Thermal; infrared; aerial; remote sensing; buildings; steam lines; surface temperature

1. Introduction

Heat loss detection is an important aspect of infrastructure maintenance. With fuel prices rising and ecology concerns gaining voice, managers and engineers face the problem of heat loss reduction. One of the common ways to improve energy efficiency is to identify temperature anomalies (“hot spots”) in the existing infrastructure. Defects in building insulation, leakage in underground pipelines and general insulation deterioration are good examples of heat loss sources. Thermal radiation is not perceived by the human eye, which complicates the process of hot spot detection. Thermal remote sensing makes thermal radiation visible, which makes it an excellent solution to the problem of locating hot spots. Thermal infrared sensors can be handheld or fixed on a platform such as an airplane, a satellite or a car. Each of these platforms has its own advantages and disadvantages.

Ground level surveys are very flexible and can easily be performed on demand. They are, however, prohibitively time-consuming when dealing with a large study region [1]. Another problem is that the results of the ground survey cannot be easily integrated into modern GIS systems. Airborne and satellite-based surveys, on the other hand, provide data that can be easily georeferenced, imported into any GIS system and prepared for automated analysis as described by MacKay [2].

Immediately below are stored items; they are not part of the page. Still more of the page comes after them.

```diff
+template <int STAGES>
+__device__ __forceinline__ void stem_producer(const CUtensorMap* tmap_x, const CUtensorMap* tmap_w, const ConvParams& p,
+                                              unsigned char* base, uint64_t* full, uint64_t* empty, uint64_t* wbar, int work_items) {
+    tc::mbar_arrive_expect_tx(wbar, SW_W_BYTES);
+    for (int t = 0; t < SW_KH * SW_KW; ++t)
+        tc::tma_load_3d(base + t * SW_TAP_BYTES, tmap_w, wbar, 8 * (t / SW_KW), 0, t % SW_KW);
+    for (int w = blockIdx.x, k = 0; w < work_items; w += gridDim.x, ++k) {
+        const int s = k % SW_STAGES, t = w / p.tiles_x;
+        uint64_t* fb = full + (k & 1) * STAGES;
+        tc::mbar_wait(empty + s, ((k / SW_STAGES) & 1) ^ 1);
+        tc::mbar_arrive_expect_tx(fb + s, SW_WIN_BYTES);
+        tc::tma_load_4d(base + SW_W_BYTES + s * SW_STAGE_BYTES, tmap_x, fb + s, 0, (w % p.tiles_x) * BM + p.dx0,
+                        t % p.tiles_y + p.fold_y0, t / p.tiles_y);
+    }
+}
+
+__device__ __forceinline__ void stem_consumer(const ConvParams& p, unsigned char* base, uint64_t* fb, uint64_t* empty, uint64_t* wbar,
+                                              const float* bias, float* out, int work_items, int h, int tid) {
+    float acc[BM / 2];
+#pragma unroll
+    for (int i = 0; i < BM / 2; ++i) acc[i] = 0.f;
+    const int lane = tid & 31, cw = (tid >> 5) * 16 + (lane >> 2);
+    const uint32_t wts = tc::smem_u32(base), ring = wts + SW_W_BYTES, neg[2] = {0u, 0u};
+    TileAt at;
+    at.lbw = at.lbwh = 7;
+    uint32_t phase = 0;
+    tc::mbar_wait(wbar, 0);
+    for (int k = h;; k += 2) {
+        const int w = blockIdx.x + k * gridDim.x;
+        if (w >= work_items) break;
+        tile_origin(p, at, w, 0);
+        const int s = k % SW_STAGES;
+        tc::mbar_wait(fb + s, (phase >> s) & 1);
+        phase ^= 1u << s;
+        const uint32_t win = ring + s * SW_STAGE_BYTES;
+        tc::wgmma_fence();
+#pragma unroll
+        for (int c = 0; c < SW_KW; ++c)
+#pragma unroll
+            for (int r = 0; r < SW_KH; ++r)
+                tc::Wgmma<BM>::mma(acc, tc::desc_k32(wts + (r * SW_KW + c) * SW_TAP_BYTES), tc::desc_k32(win + (r * SW_PX + c) * 32),
+                                   (r | c) ? 1u : 0u);
+        tc::wgmma_commit();
+        tc::wgmma_wait<0>();
+        if (tid == 0) tc::mbar_arrive(empty + s, kLeaderArrivals<64>);
+        epilogue_block<false>(acc, neg, p, at, bias, out, 0, cw, lane);
     }
 }
 
@@ -194,7 +251,9 @@
     unsigned char* base = reinterpret_cast<unsigned char*>((reinterpret_cast<uintptr_t>(smem_raw) + 1023) & ~uintptr_t(1023));
     uint64_t* full = reinterpret_cast<uint64_t*>(base + STAGES * S::STAGE_BYTES);
     uint64_t* empty = full + OWNERS * STAGES;
-    static_assert((OWNERS + 1) * STAGES * 8 <= 256, "barriers do not fit their area");
+    uint64_t* wbar = empty + STAGES;
+    static_assert((OWNERS + 1) * STAGES * 8 + 8 <= 256, "barriers do not fit their area");
+    constexpr bool STEM = BN == 64 && STAGES == 8 && KW == 1;
     if (threadIdx.x == 0) {
         tc::tma_prefetch_desc(&tmap_x);
         tc::tma_prefetch_desc(&tmap_w);
@@ -203,6 +262,7 @@
             for (int o = 0; o < OWNERS; ++o) tc::mbar_init(full + o * STAGES + s, 1);
             tc::mbar_init(empty + s, kEmptyArrivals<BN>);
         }
+        if (STEM && p.fold) tc::mbar_init(wbar, 1);
         tc::fence_barrier_init();
     }
     __syncthreads();
@@ -212,6 +272,12 @@
 
     if (wg == 0) {
         tc::setmaxnreg_dec<PRODUCER_REGS>();
+        if constexpr (STEM) {
+            if (p.fold) {
+                if (threadIdx.x == 0) stem_producer<STAGES>(&tmap_x, &tmap_w, p, base, full, empty, wbar, work_items);
+                return;
+            }
+        }
         if (threadIdx.x == 0) {
             uint32_t git = 0;
             for (int w = blockIdx.x, k = 0; w < work_items; w += gridDim.x, ++k) {
@@ -230,8 +296,6 @@
                     tc::mbar_arrive_expect_tx(fb + s, S::TX_BYTES);
                     if (KW > 1)
                         tc::tma_load_4d(a, &tmap_x, fb + s, ks * BK, x0 + p.dx0, y0 + p.dy[tb + tap], n0);
-                    else if (p.fold)
-                        tc::tma_load_4d(a, &tmap_x, fb + s, 0, x0 + p.dx[tb + tap], y0 + p.fold_y0 + 4 * ks, n0);
                     else
                         tc::tma_load_4d(a, &tmap_x, fb + s, ks * BK, p.sx * x0 + p.dx[tb + tap], p.sy * y0 + p.dy[tb + tap], n0);
                     tc::tma_load_3d(a + S::A_BYTES, &tmap_w, fb + s, ks * BK, c0, p.wtap[tb + tap]);
@@ -250,6 +314,12 @@
     tc::setmaxnreg_inc<CONSUMER_REGS>();
 
     const int h = wg - 1, tid = threadIdx.x & 127, lane = tid & 31;
+    if constexpr (STEM) {
+        if (p.fold) {
+            stem_consumer(p, base, full + h * STAGES, empty, wbar, bias, out, work_items, h, tid);
+            return;
+        }
+    }
     float acc[kBlocks<BN>][BM / 2];
 #pragma unroll
     for (int m = 0; m < kBlocks<BN>; ++m)
@@ -270,8 +340,7 @@
         git = (uint32_t)k * (KI + MS);
         const int wq = w / p.ncls, tile = wq % tiles, c0 = (wq / tiles) * BN + cb;
         tile_origin(p, at, tile, w % p.ncls);
-        if (KW == 1 && p.fold) mainloop<BN, STAGES, KW, true>(acc, base, fb, empty, KI, git, phase, cb, tid == 0, p.shift);
-        else mainloop<BN, STAGES, KW, false>(acc, base, fb, empty, KI, git, phase, cb, tid == 0, p.shift);
+        mainloop<BN, STAGES, KW>(acc, base, fb, empty, KI, git, phase, cb, tid == 0, p.shift);
         uint32_t neg[kBlocks<BN>][2] = {};
         if (p.mask) {
 #pragma unroll
@@ -741,10 +810,14 @@
     const int tpc = ntaps / ncls;
     int cooy[4] = {ooy, ooy, ooy, ooy}, coox[4] = {oox, oox, oox, oox};
     for (int c = 0; c < ncls && ncls > 1; ++c) { cooy[c] = opts->class_ooy[c]; coox[c] = opts->class_oox[c]; }
-    B3D_REQUIRE(xpitch >= W && (fold_kh == 0 || xpitch == W), B3D_EINVAL, "b3d_conv2d_tf32: x_row_pitch=%d must be >= W=%d (and absent with the on-the-fly fold)", xpitch, W);
+    B3D_REQUIRE(xpitch >= W && (fold_kh == 0 || xpitch == W), B3D_EINVAL, "b3d_conv2d_tf32: x_row_pitch=%d must be >= W=%d (and absent with the stem window)", xpitch, W);
     if (fold_kh > 0) {
-        B3D_REQUIRE(fold_kh <= 8 && Cin == 32 * ((8 * fold_kh + 31) / 32) && sy == 1 && sx == 1 && !wtap && Wout % BM == 0,
-                    B3D_EINVAL, "b3d_conv2d_tf32: on-the-fly fold needs 8 input channels, stride 1 and Wout %% 128 == 0 (Wout=%d)", Wout);
+        bool taps_ok = ntaps == SW_KW && dx[0] >= 0 && dx[0] + Wout + SW_KW - 1 <= W;
+        for (int t = 1; t < ntaps && taps_ok; ++t) taps_ok = dx[t] == dx[0] + t;
+        B3D_REQUIRE(fold_kh == SW_KH && taps_ok && Cin == 64 && Cout == 64 && sy == 1 && sx == 1 && !wtap && !mask && ncls == 1 &&
+                        Wout % BM == 0,
+                    B3D_EINVAL, "b3d_conv2d_tf32: the stem window needs a 5 x 5 filter on 8 input channels folded into 64, 64 output "
+                    "channels, stride 1, the x padding in the input and Wout %% 128 == 0 (Wout=%d, Cout=%d)", Wout, Cout);
     }
     B3D_REQUIRE(!stats || mask || (osy == 1 && osx == 1), B3D_EINVAL, "b3d_conv2d_tf32: statistics need a dense output");
     const bool bn256 = Cout % 256 == 0 && (long long)N * Hout * Wout / BM * (Cout / 256) * ncls >= tc::num_sms();
@@ -825,11 +898,17 @@
                              : launch_rowwin<64>(g_kw, mx, mwr, mm, p, bias, out, tiles, st);
         }
         if (fold_kh > 0) {
-            B3D_REQUIRE(p.BH == 1 && p.BI == 1, B3D_EINVAL, "b3d_conv2d_tf32: on-the-fly fold needs one-row tiles");
+            p.dx0 = dx[0];
             const uint64_t dims[4] = {8, (uint64_t)W, (uint64_t)H, (uint64_t)N};
             const uint64_t strides[3] = {32, (uint64_t)W * 32, (uint64_t)H * W * 32};
-            const uint32_t box[4] = {8, (uint32_t)p.BW, 4, 1};
+            const uint32_t box[4] = {8, (uint32_t)SW_PX, (uint32_t)SW_KH, 1};
             if (int rc = tc::make_tmap_f32(&mx, x, 4, dims, strides, box, nullptr, CU_TENSOR_MAP_SWIZZLE_32B)) return rc;
+            CUtensorMap mws;
+            const uint64_t wdims[3] = {(uint64_t)Cin, (uint64_t)Cout, (uint64_t)ntaps};
+            const uint64_t wstrides[2] = {(uint64_t)Cin * 4, (uint64_t)Cout * Cin * 4};
+            const uint32_t wbox[3] = {8, 64, 1};
+            if (int rc = tc::make_tmap_f32(&mws, wt, 3, wdims, wstrides, wbox, nullptr, CU_TENSOR_MAP_SWIZZLE_32B)) return rc;
+            return launch_conv<64, 8>(mx, mws, mm, p, bias, out, tiles, st);
         } else {
             const uint64_t dims[4] = {(uint64_t)Cin, (uint64_t)W, (uint64_t)H, (uint64_t)N};
             const uint64_t strides[3] = {(uint64_t)Cin * 4, (uint64_t)xpitch * Cin * 4, (uint64_t)H * xpitch * Cin * 4};
```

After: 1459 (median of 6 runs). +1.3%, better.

Satellite systems have a number of advantages: they offer vast coverage, collect imagery at regular intervals and at lower cost. On the other hand, satellite imagery is not available on request because the orbital path is not easily adjustable. Also, the combination of limited pixel dwell-time and low level of signal in the infrared part of the spectrum only allows for spatial resolution of 60m or worse (60m for Landsat, Band #6 and 90m for Aster, Bands #10 to 14, according to NASA specifications). Finally, sun-synchronous satellites (such as Aster and Landsat) are not suitable for precise heat loss analysis, because it is the heat coming from inside the buildings that is of interest, not the re-emitted heat coming from the sun.

Aerial imagery can be acquired on request (at any time of day and night) and with high spatial resolution because of the much lower altitude of flight. Several papers have demonstrated that aerial imagery can produce temperature measurements accurate to within 0.6-1.7°C [3-5]. A number of drawbacks, such as long deployment time (the plane needs to travel to the place of survey) and relatively high cost (costs of $200,000 for bigger projects are not unusual [6]) may become a barrier for smaller projects. However, the advantages of aerial imagery make it ideal for on-demand high- resolution thermal infrared surveys.

The goal of this project was to obtain aerial thermal infrared imagery for the campus of the University of the Northern Iowa and assess its usefulness from the position of temperature anomalies detection. High spatial resolution of the imagery, fully digital image-processing framework and an attempt to perform GIS-based analysis would differentiate this survey from other papers on aerial- based infrared thermography. Analog, low-resolution infrared sensors and the lack of GIS integration significantly limit the potential of the thermal infrared research.

2. Data Collection

2.1 Study Area

The study area for this survey was the Campus of the University of Northern Iowa (UNI) in Cedar Falls, Iowa, USA (Figure 1). Despite its small area (about 2 km sq.), the UNI campus represents a wide variety of objects of interest, including flat rooftops, sloped rooftops, underground pipelines, heat exhausts and other infrastructure. Insufficient heat insulation of dormitories, on-campus apartments, classrooms and laboratories may cause an increased financial burden on UNI students. Therefore, such a study should be highly important for all campus residents.

2.2 Aerial Data

Aerial data was collected by the private contractor, AITScan (a division of Stockton Infrared Thermographic Services, located in Randleman, North Carolina) on April 04, 2007. The survey was performed between 11PM and 12AM to ensure maximum thermal contrast between the objects of interest (buildings, steam pipelines) and their surroundings [6, 7]. AITScan used the thermal infrared camera “Phoenix-Mid” manufactured by FLIR Systems. This camera has a resolution of 640 x 512 pixels with a FOV of 14.6°. With the average flying height of 600 m above the ground level, ground resolution is approximately 0.29 m for the whole dataset. This camera has a radiometric resolution of 14 bits and operates in the wavelength range of 3.0 - 5.0 μm. Cooling is provided by the on-board Stirling closed cycle cooler.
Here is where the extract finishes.